A Fund or a Portfolio will be subject to a 4% excise tax on certain undistributed income if it does not distribute to its shareholders in each calendar year at least 98% of its ordinary income for the calendar year plus 98.2% of its capital gain net income for the twelve months ended October 31 of such year. Each Fund and each Portfolio intends to declare and distribute dividends and distributions in the amounts and at the times necessary to avoid the application of this 4% excise tax.

For taxable years beginning after December 22, 2010, a Fund may elect to treat part or all of any “qualified late year loss” as if it had been incurred in the succeeding taxable year in determining the Fund’s taxable income, net capital gain, net short-term capital gain, and earnings and profits. The effect of this election is to treat any such “qualified late year loss” as if it had been incurred in the succeeding taxable year in characterizing Fund distributions for any calendar. A “qualified late year loss” generally includes net capital loss, net long-term capital loss, or net short-term capital loss incurred after October 31 of the current taxable year (commonly referred to as “post-October losses”) and certain other late-year losses.

The RIC Mod Act changed the treatment of capital loss carryovers for RICs. The new rules are similar to those that apply to capital loss carryovers of individuals are made applicable to RICs and provide that such losses are carried over by a Fund or a Portfolio indefinitely. Thus, if a Fund or a Portfolio has a “net capital loss” (that is, capital losses in excess of capital gains), the excess of a Fund’s or a Portfolio’s net short-term capital losses over its net long-term capital gains is treated as a short-term capital loss arising on the first day of such Fund’s or Portfolio’s next taxable year, and the excess (if any) of the Fund’s or Portfolio’s net long-term capital losses over its net short-term capital gains is treated as a long-term capital loss arising on the first day of the Fund’s or Portfolio’s next taxable year. Certain transition rules require post-enactment capital losses to be utilized first, which, depending on the circumstances for a Fund or a Portfolio, may result in the expiration of unused pre-enactment losses. In addition, the carryover of capital losses may be limited under the general loss limitation rules if a Fund or a Portfolio experiences an ownership change as defined in the Code.

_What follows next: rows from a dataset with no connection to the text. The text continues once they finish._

@@ -53,7 +52,6 @@
     uint8_t *blur;
     size_t blur_frame_bytes;
     const BlurTile *blur_tiles;
-    int num_blur_tiles;
     const CellDesc *cells;
     uint32_t *cell_buf;
     int *cell_cnt;
@@ -69,12 +67,6 @@
 }
 __device__ __forceinline__ int level_pitch(const OrbDev &P, int l) { return l == 0 ? (int)P.img0_step : P.lv[l].pitch; }
 
-constexpr int kBtW = 64, kBtH = 32;
-constexpr int kBoxW = 96, kBoxH = kBtH + 6, kBoxX = 16;
-static_assert(kBoxW >= kBoxX + kBtW + 3 && kBoxW % 16 == 0 && kBoxX % 16 == 0 && kBtW % 16 == 0,
-              "TMA box: 16-byte aligned start and extent covering the 3-pixel halo");
-static_assert(kBoxH % 2 == 0 && kBtH % 2 == 0, "the blur passes work on pairs of rows");
-constexpr int kBoxStage = (kBoxH * kBoxW + 127) & ~127;
 constexpr int kTilePitch = kBoxW;
 constexpr int kTileRows = kCellSize + kOverlap;
 
@@ -108,41 +100,43 @@
         : "memory");
 }
 
-constexpr int kResizeRows = 8;
-__global__ void __launch_bounds__(256) pyr_resize_kernel(OrbDev P, int l, const short4 *__restrict__ xtab,
-                                                         const short4 *__restrict__ ytab) {
-    const int b = blockIdx.y;
-    const int dw = P.lv[l].w, dh = P.lv[l].h, dpitch = P.lv[l].pitch;
-    const int quads = (dw + 3) >> 2, strips = (dh + kResizeRows - 1) / kResizeRows;
-    const int q = blockIdx.x * blockDim.x + threadIdx.x;
-    if (q >= quads * strips) return;
-    const int strip = q / quads, x0 = (q - strip * quads) * 4;
-    const uint8_t *src = level_ptr(P, b, l - 1);
-    const int spitch = level_pitch(P, l - 1);
-    uint8_t *dst = const_cast<uint8_t *>(level_ptr(P, b, l));
-    int sx0[4], sx1[4], a0[4], a1[4];
-#pragma unroll
-    for (int k = 0; k < 4; ++k) {
-        const short4 xt = xtab[min(x0 + k, dw - 1)];
-        sx0[k] = xt.x;
-        sx1[k] = xt.y;
-        a0[k] = xt.z;
-        a1[k] = xt.w;
-    }
-    const int y_end = min(dh, (strip + 1) * kResizeRows);
-    for (int y = strip * kResizeRows; y < y_end; ++y) {
-        const short4 yt = ytab[y];
-        const uint8_t *S0 = src + (size_t)yt.x * spitch, *S1 = src + (size_t)yt.y * spitch;
-        const int b0 = yt.z, b1 = yt.w;
-        uint32_t packed = 0;
-#pragma unroll
-        for (int k = 0; k < 4; ++k) {
-            const int r0 = S0[sx0[k]] * a0[k] + S0[sx1[k]] * a1[k];
-            const int r1 = S1[sx0[k]] * a0[k] + S1[sx1[k]] * a1[k];
-            const int v = (((b0 * (r0 >> 4)) >> 16) + ((b1 * (r1 >> 4)) >> 16) + 2) >> 2;
-            packed |= (uint32_t)(v & 0xff) << (8 * k);
-        }
-        *reinterpret_cast<uint32_t *>(dst + (size_t)y * dpitch + x0) = packed;
+constexpr int kBlurRun = 4;
+constexpr int kBlurMinBlocks = 8;
+__global__ void __launch_bounds__(kBlurThreads, kBlurMinBlocks) blur_tiles_tma_kernel(const __grid_constant__ BlurMaps M, PyrJob J, int run) {
+    __shared__ __align__(128) uint8_t s_src[2][kBoxStage];
+    __shared__ __align__(16) uint32_t s_h2[(kBoxH / 2) * kBtW];
+    __shared__ __align__(8) unsigned long long s_bar[2];
+    const int b = blockIdx.y, tid = threadIdx.x;
+    const int first = blockIdx.x * run, n = min(run, J.num_tiles - first);
+    const int W = J.w, H = J.h;
+    if (tid == 0) {
+        mbar_init(smem_u32(&s_bar[0]));
+        mbar_init(smem_u32(&s_bar[1]));
+        asm volatile("fence.mbarrier_init.release.cluster;" ::: "memory");
+    }
+    __syncthreads();
+    auto issue = [&](int i) {
+        const BlurTile t = J.tiles[first + i];
+        const uint32_t bar = smem_u32(&s_bar[i & 1]);
+        mbar_expect_tx(bar, kBoxH * kBoxW);
+        tma_box_load(smem_u32(s_src[i & 1]), &M.m[t.level], t.x0 - kBoxX, t.y0 - 3, b, bar);
+    };
+    if (tid == 0) issue(0);
+    for (int i = 0; i < n; ++i) {
+        __syncthreads();
+        if (tid == 0 && i + 1 < n) {
+            asm volatile("fence.proxy.async.shared::cta;" ::: "memory");
+            issue(i + 1);
+        }
+        const BlurTile t = J.tiles[first + i];
+        const int bx0 = t.x0 - kBoxX, by0 = t.y0 - 3;
+        uint8_t *box = s_src[i & 1];
+        if (!mbar_wait(smem_u32(&s_bar[i & 1]), (i >> 1) & 1)) J.status[b] = 3;
+        if (t.x0 < 3 || by0 < 0 || t.x0 + kBtW + 3 > W || by0 + kBoxH > H) blur_reflect_box(box, bx0, by0, W, H);
+        blur_h_pass(box, s_h2);
+        if (J.dst) pyr_resize_tile(box, bx0, by0, t, J, b);
+        __syncthreads();
+        blur_v_pass(s_h2, J.blur + (size_t)b * J.blur_frame, J.blur_pitch, t.x0, t.y0, W, H);
     }
 }
 
@@ -469,12 +463,6 @@
 static_assert(kDiscBytes % 16 == 0 && kDescStage % 16 == 0, "16-byte copies into every row of the ring");
 static_assert(15 + kDiscRows <= kDiscPitch && 15 + kWinRows <= kWinPitch, "the aligned supersets fit the rows");
 
-__device__ __forceinline__ int reflect101(int p, int len) {
-    if (p < 0) p = -p;
-    if (p >= len) p = 2 * (len - 1) - p;
-    return p;
-}
-
 __device__ __forceinline__ float fast_atan2_deg(float y, float x) {
     const float scale = (float)(180.0 / 3.14159265358979323846);
     const float p1 = 0.9997878412794807f * scale, p3 = -0.3258083974640975f * scale,
@@ -513,134 +501,6 @@
 __device__ __forceinline__ float util_sin(float v) {
     const float PI_2 = 3.14159265358979f / 2.0f;
     return util_cos(PI_2 - v);
-}
-
-
-__device__ __forceinline__ void blur_row4(const uint32_t *w, uint32_t h[4]) {
-    const uint32_t A = w[0], B = w[1], C = w[2];
-    const uint32_t kW1 = 0x38302212u, kW2 = 0x00122230u;
-    h[0] = __dp4a(__funnelshift_r(A, B, 8), kW1, __dp4a(__funnelshift_r(B, C, 8), kW2, 0u));
-    h[1] = __dp4a(__funnelshift_r(A, B, 16), kW1, __dp4a(__funnelshift_r(B, C, 16), kW2, 0u));
-    h[2] = __dp4a(__funnelshift_r(A, B, 24), kW1, __dp4a(__funnelshift_r(B, C, 24), kW2, 0u));
-    h[3] = __dp4a(B, kW1, __dp4a(C, kW2, 0u));
-}
-__device__ __forceinline__ void blur_h_pass(const uint8_t *box, uint32_t *h2) {
-    const uint32_t *src32 = reinterpret_cast<const uint32_t *>(box);
-    for (int i = threadIdx.x; i < (kBoxH / 2) * (kBtW / 4); i += blockDim.x) {
-        const int rp = i / (kBtW / 4), j = i % (kBtW / 4);
-        const uint32_t *w = src32 + 2 * rp * (kBoxW / 4) + j + (kBoxX - 4) / 4;
-        uint32_t e[4], o[4];
-        blur_row4(w, e);
-        blur_row4(w + kBoxW / 4, o);
-        *reinterpret_cast<uint4 *>(h2 + rp * kBtW + 4 * j) =
-            make_uint4(__byte_perm(e[0], o[0], 0x5410), __byte_perm(e[1], o[1], 0x5410), __byte_perm(e[2], o[2], 0x5410),
-                       __byte_perm(e[3], o[3], 0x5410));
-    }
-}
-
-constexpr int kBlurThreads = 256;
-static_assert((kBtH / 2) * (kBtW / 4) == kBlurThreads, "one vertical-pass job per thread");
-__device__ __forceinline__ void blur_v_pass(const uint32_t *h2, uint8_t *dst, int dpitch, int x0, int y0, int W, int H) {
-    const int q = threadIdx.x / (kBtW / 4), px = (threadIdx.x % (kBtW / 4)) * 4;
-    const int y = y0 + 2 * q;
-    if (y >= H || x0 + px >= W) return;
-    uint32_t r[4][4];
-#pragma unroll
-    for (int k = 0; k < 4; ++k) {
-        const uint4 v = *reinterpret_cast<const uint4 *>(h2 + (q + k) * kBtW + px);
-        r[k][0] = v.x;
-        r[k][1] = v.y;
-        r[k][2] = v.z;
-        r[k][3] = v.w;
-    }
-    auto row = [&](uint32_t k0, uint32_t k1, uint32_t k2, uint32_t k3) -> uint32_t {
-        uint32_t a[4];
-#pragma unroll
-        for (int c = 0; c < 4; ++c)
-            a[c] = __dp2a_lo(r[0][c], k0, __dp2a_lo(r[1][c], k1, __dp2a_lo(r[2][c], k2, __dp2a_lo(r[3][c], k3, 32768u))));
-        return __byte_perm(__byte_perm(a[0], a[1], 0x0062), __byte_perm(a[2], a[3], 0x0062), 0x5410);
-    };
-    uint8_t *d = dst + (size_t)y * dpitch + x0 + px;
-    *reinterpret_cast<uint32_t *>(d) = row(0x2212u, 0x3830u, 0x2230u, 0x0012u);
-    if (y + 1 < H) *reinterpret_cast<uint32_t *>(d + dpitch) = row(0x1200u, 0x3022u, 0x3038u, 0x1222u);
-}
-
-__global__ void __launch_bounds__(kBlurThreads) blur_tiles_kernel(OrbDev P) {
-    __shared__ __align__(16) uint8_t s_src[kBoxH * kBoxW];
-    __shared__ __align__(16) uint32_t s_h2[(kBoxH / 2) * kBtW];
-    const int b = blockIdx.y, tid = threadIdx.x;
-    const BlurTile t = P.blur_tiles[blockIdx.x];
-    const int l = t.level, W = P.lv[l].w, H = P.lv[l].h;
-    const uint8_t *img = level_ptr(P, b, l);
-    const int pitch = level_pitch(P, l);
-    constexpr int kCols = kBtW + 8;
-    for (int i = tid; i < kBoxH * kCols; i += kBlurThreads) {
-        const int py = i / kCols, px = i - py * kCols;
-        const int gy = reflect101(min(t.y0 - 3 + py, H + 2), H);
-        const int gx = reflect101(min(max(t.x0 - 4 + px, -3), W + 2), W);
-        s_src[py * kBoxW + kBoxX - 4 + px] = img[(size_t)gy * pitch + gx];
-    }
-    __syncthreads();
-    blur_h_pass(s_src, s_h2);
-    __syncthreads();
-    blur_v_pass(s_h2, P.blur + (size_t)b * P.blur_frame_bytes + P.lv[l].blur_offset, P.lv[l].pitch, t.x0, t.y0, W, H);
-}
-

As noted above, each Fund may directly make investments in an ETP, invest in any of the instruments or engage in any of the investment practices described above if such investment activity is consistent with the Fund’s investment objective and permitted by the Fund’s stated investment policies. The Funds, however, intend to make their investments through their respective Portfolios. References made below with respect to investments by a Portfolio are intended where appropriate to describe certain tax consequences to a Fund if such Fund were unexpectedly to directly invest in such assets.

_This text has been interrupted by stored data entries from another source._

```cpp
MC_HD void wf_dft16_lo2(wf2 (&a)[16]) {
  const float C1 = 0.92387953251128673848f, S1 = 0.38268343236508978178f;
  const float H = 0.70710678118654752440f;
  const wf2 x0 = a[0], x1 = a[1], x2 = a[14], x3 = a[15];
  a[0] = x0; a[4] = x0; a[8] = x0; a[12] = x0;
  a[1] = x1;
  a[1 + 4] = wf_cmulc(x1, C1, -S1);
  a[1 + 8] = wf_cmulc(x1, H, -H);
  a[1 + 12] = wf_cmulc(x1, S1, -C1);
  a[2] = x2;
  a[2 + 4] = wf_cmulc(x2, H, H);
  a[2 + 8] = -x2;
  a[2 + 12] = wf_cmulc(x2, -H, H);
  a[3] = x3;
  a[3 + 4] = wf_cmulc(x3, C1, S1);
  a[3 + 8] = wf_cmulc(x3, H, H);
  a[3 + 12] = wf_cmulc(x3, S1, C1);
#pragma unroll
  for (int p = 0; p < 4; ++p) {
    wf2 &b0 = a[4 * p], &b1 = a[4 * p + 1], &b2 = a[4 * p + 2], &b3 = a[4 * p + 3];
    if (p == 2) {
      const wf2 t0 = wf_add_mi(b0, b2), t1 = wf_sub_mi(b0, b2);
      const wf2 t2 = b1 + b3, d = b1 - b3;
      b0 = t0 + t2;
      b2 = t0 - t2;
      b1 = wf_add_mi(t1, d);
      b3 = wf_sub_mi(t1, d);
    } else {
      wf_bfly4(b0, b1, b2, b3);
    }
  }
#pragma unroll
  for (int p = 0; p < 4; ++p)
#pragma unroll
    for (int r = p + 1; r < 4; ++r) {
      const wf2 s = a[4 * p + r];
      a[4 * p + r] = a[4 * r + p];
      a[4 * r + p] = s;
    }
}

template <int KEEP>
MC_HD void wf_dft8_pruned(const wf2 (&e)[4], const wf2 (&o)[4], wf2 (&z)[8]) {
  const float H = 0.70710678118654752440f;
  wf2 e0 = e[0], e1 = e[1], e2 = e[2], e3 = e[3];
  wf2 o0 = o[0], o1 = o[1], o2 = o[2], o3 = o[3];
  wf_bfly4(e0, e1, e2, e3);
  wf_bfly4(o0, o1, o2, o3);
  z[0] = e0 + o0;
  z[7] = wf_fma_c(e3, o3, H, H);
  if (KEEP >= 2) {
    z[1] = wf_fma_c(e1, o1, H, -H);
    z[6] = wf_sub_mi(e2, o2);
  }
  if (KEEP >= 4) {
    z[2] = wf_add_mi(e2, o2);
    z[3] = wf_fma_c(e3, o3, -H, -H);
    z[4] = e0 - o0;
    z[5] = wf_fma_c(e1, o1, -H, H);
  }
}

struct WfLane {
  int x1w_base, x1w_mask;
  int x1r[4];
  int x2w;
  int x2r[4];
  int kbin[4];
  int self;
};

MC_HD WfLane wf_lane(int t) {
  WfLane L;
  {
    const int n2 = t >> 2, h1 = (t >> 1) & 1, h0 = t & 1;
    L.x1w_base = (n2 * 2 + h1) * 32 + h0 * 16;
    L.x1w_mask = (n2 & 3) | (h1 << 2) | (h0 << 3);
  }
  {
    const int k1 = t & 15, g2 = t >> 4, h1 = g2 >> 1, h0 = g2 & 1;
    const int lanepart = h1 * 32 + h0 * 16, lo = k1 ^ ((h1 << 2) | (h0 << 3));
    for (int v = 0; v < 4; ++v) L.x1r[v] = lanepart + (lo ^ v);
    L.x2w = g2 * 256 + k1;
  }
  L.kbin[0] = t;
  L.kbin[1] = t == 0 ? 128 : 256 - t;
  L.kbin[2] = 64 + t;
  L.kbin[3] = 192 - t;
  for (int s = 0; s < 4; ++s) L.x2r[s] = L.kbin[s];
  L.self = t == 0;
  return L;
}

MC_HD wf2 wf_unpack(wf2 zk, wf2 zmr, wf2 wk) {
  const wf2 zm = {zmr.x, -zmr.y};
  const wf2 sm = zk + zm, d = zk - zm;
  const wf2 wd = wf_cmul(d, wk);
  return wf_add_mi(sm, wd) * 0.5f;
}

template <int KEEP>
MC_HD void wf_unpack_lane(const wf2 (&z)[4][8], const wf2 (&wk)[4], bool self, wf2 (&X)[4][KEEP]) {
  const float C1 = 0.92387953251128673848f, S1 = 0.38268343236508978178f;
#pragma unroll
  for (int k3 = 0; k3 < KEEP; ++k3) {
    const wf2 m_a0 = self ? z[0][(8 - k3) & 7] : z[1][7 - k3];
    const wf2 m_a1 = self ? z[1][7 - k3] : z[0][7 - k3];
    wf2 w[4] = {wk[0], wk[1], wk[2], wk[3]};
    if (k3 == 1) {
#pragma unroll
      for (int s = 0; s < 4; ++s) w[s] = wf_cmulc(w[s], C1, -S1);
    }
    X[0][k3] = wf_unpack(z[0][k3], m_a0, w[0]);
    X[1][k3] = wf_unpack(z[1][k3], m_a1, w[1]);
    X[2][k3] = wf_unpack(z[2][k3], z[3][7 - k3], w[2]);
    X[3][k3] = wf_unpack(z[3][k3], z[2][7 - k3], w[3]);
  }
}

#define WF5_N 512
#define WF5_SLAB 512

MC_HD void wf_dft8(wf2 (&a)[8]) {
  const float H = 0.70710678118654752440f;
// ... 41 lines not shown
```

### torch_motion_correction_amd/csrc/xc_common.h

```cpp
#pragma once
#include <string.h>
#include "mc_fft.h"
#include "mcorr.h"

struct XcGeom {
  int W, H;
  int nkx;
  int kyp, kyn;
  int y0, ny;
  int x0, x1;
  int RG;
};

struct XcBox {
  int hl, hu, wl, wu;
};

__device__ __forceinline__ int kept_index(int ky, int H, int kyp, int kyn) {
  if (ky < kyp) return ky;
  if (ky >= H - kyn) return ky - (H - kyn) + kyp;
  return -1;
}

struct PeakCand {
  float v;
  int idx;
};
__device__ __forceinline__ void cand_merge(float& bv, int& bi, float v, int i) {
  if (v > bv || (v == bv && i < bi)) {
    bv = v;
    bi = i;
  }
}

__device__ __forceinline__ int float_order(float f) {
  const int i = __float_as_int(f);
  return i >= 0 ? i : i ^ 0x7fffffff;
}

#define MC_DISPATCH_CASE(V, ...) \
  case V: {                      \
    constexpr int L = V;         \
    __VA_ARGS__;                 \
  } break;
#define MC_DISPATCH_LOG(LOGV, ...)          \
  switch (LOGV) {                           \
    MC_DISPATCH_CASE(4, __VA_ARGS__)        \
    MC_DISPATCH_CASE(5, __VA_ARGS__)        \
    MC_DISPATCH_CASE(6, __VA_ARGS__)        \
    MC_DISPATCH_CASE(7, __VA_ARGS__)        \
    MC_DISPATCH_CASE(8, __VA_ARGS__)        \
    MC_DISPATCH_CASE(9, __VA_ARGS__)        \
    MC_DISPATCH_CASE(10, __VA_ARGS__)       \
    MC_DISPATCH_CASE(11, __VA_ARGS__)       \
    MC_DISPATCH_CASE(12, __VA_ARGS__)       \
    default:                                \
      return MC_ERR_UNSUPPORTED;            \
  }

static int geom_from(const mc_xc_geom* q, XcGeom* g, bool rows_pow2 = true, bool cols_pow2 = true) {
  if (!q) return MC_ERR_ARG;
  if (q->W < 4 || q->W > 16384 || ((q->W & 1) && q->W > 8191) || q->H < 2 || q->H > 8192) return MC_ERR_UNSUPPORTED;
  if (rows_pow2 && (!mc_is_pow2(q->W) || q->W < 32 || q->W > 8192)) return MC_ERR_UNSUPPORTED;
  if (cols_pow2 && (!mc_is_pow2(q->H) || q->H < 16 || q->H > 4096)) return MC_ERR_UNSUPPORTED;
  if (q->nkx < 1 || q->nkx > q->W / 2 + 1) return MC_ERR_ARG;
  if (q->kyp < 0 || q->kyn < 0 || q->kyp + q->kyn < 1 || q->kyp + q->kyn > q->H) return MC_ERR_ARG;
  if (q->RG < 1 || q->ny < 1 || q->ny % q->RG || q->H % q->RG) return MC_ERR_ARG;
  if (rows_pow2 && (q->RG % (MC_WG / fft_threads(q->W / 2)))) return MC_ERR_ARG;
  if (q->y0 < 0 || q->y0 + q->ny > q->H) return MC_ERR_ARG;
  if (q->x0 < 0 || q->x1 > q->W || q->x0 >= q->x1) return MC_ERR_ARG;
  if (!(q->W & 1) && ((q->x0 & 1) || (q->x1 & 1))) return MC_ERR_ARG;
  g->W = q->W; g->H = q->H; g->nkx = q->nkx; g->kyp = q->kyp; g->kyn = q->kyn;
  g->y0 = q->y0; g->ny = q->ny; g->x0 = q->x0; g->x1 = q->x1; g->RG = q->RG;
  return MC_OK;
}
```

Dividends and interest received by Portfolios holding foreign securities may give rise to withholding and other taxes imposed by foreign countries. Tax conventions between certain countries and the United States may reduce or eliminate such taxes. If a Portfolio meets certain requirements, which include a requirement that more than 50% of the value of the Portfolio’s total assets at the close of its respective taxable year consists of stocks or securities of foreign corporations, then the Portfolio should be eligible to file an election with the Internal Revenue Service that may enable shareholders, in effect, to receive either the benefit of a foreign tax credit, or a tax deduction, with respect to any foreign and U.S. possessions income taxes paid such Fund, subject to certain limitations. Pursuant to this election, the Portfolio will treat those taxes as dividends paid to its shareholders. Each Portfolio shareholder will be required to include a proportionate share of those taxes in gross income as income received from a foreign source and must treat the amount so included as if the shareholder had paid the foreign tax directly. The shareholder may then either deduct the taxes deemed paid by him or her in computing his or her taxable income or, alternatively, use the foregoing information in calculating any foreign tax credit the shareholder may be entitled to use against such shareholder’s federal income tax. The RIC Mod Act provides a special rule for the pass-through rule for foreign tax credits in the context of a master-feeder structure. Specifically, the foreign tax credits received by a fund taxable as a RIC from a RIC in which it owns shares are eligible to be passed-through to the upper-tier fund’s shareholders under the RIC Mod Act, if the upper-tier fund is a “qualified fund of funds.” A qualified fund of funds is a RIC, if at the close of each quarter of the tax year, at least 50 percent of the value of its assets is represented by other RICs. If a Fund, as expected, satisfies this requirement, it will be permitted to pass-through the foreign tax credits which are pass-through from the Portfolio(s) in which it invests.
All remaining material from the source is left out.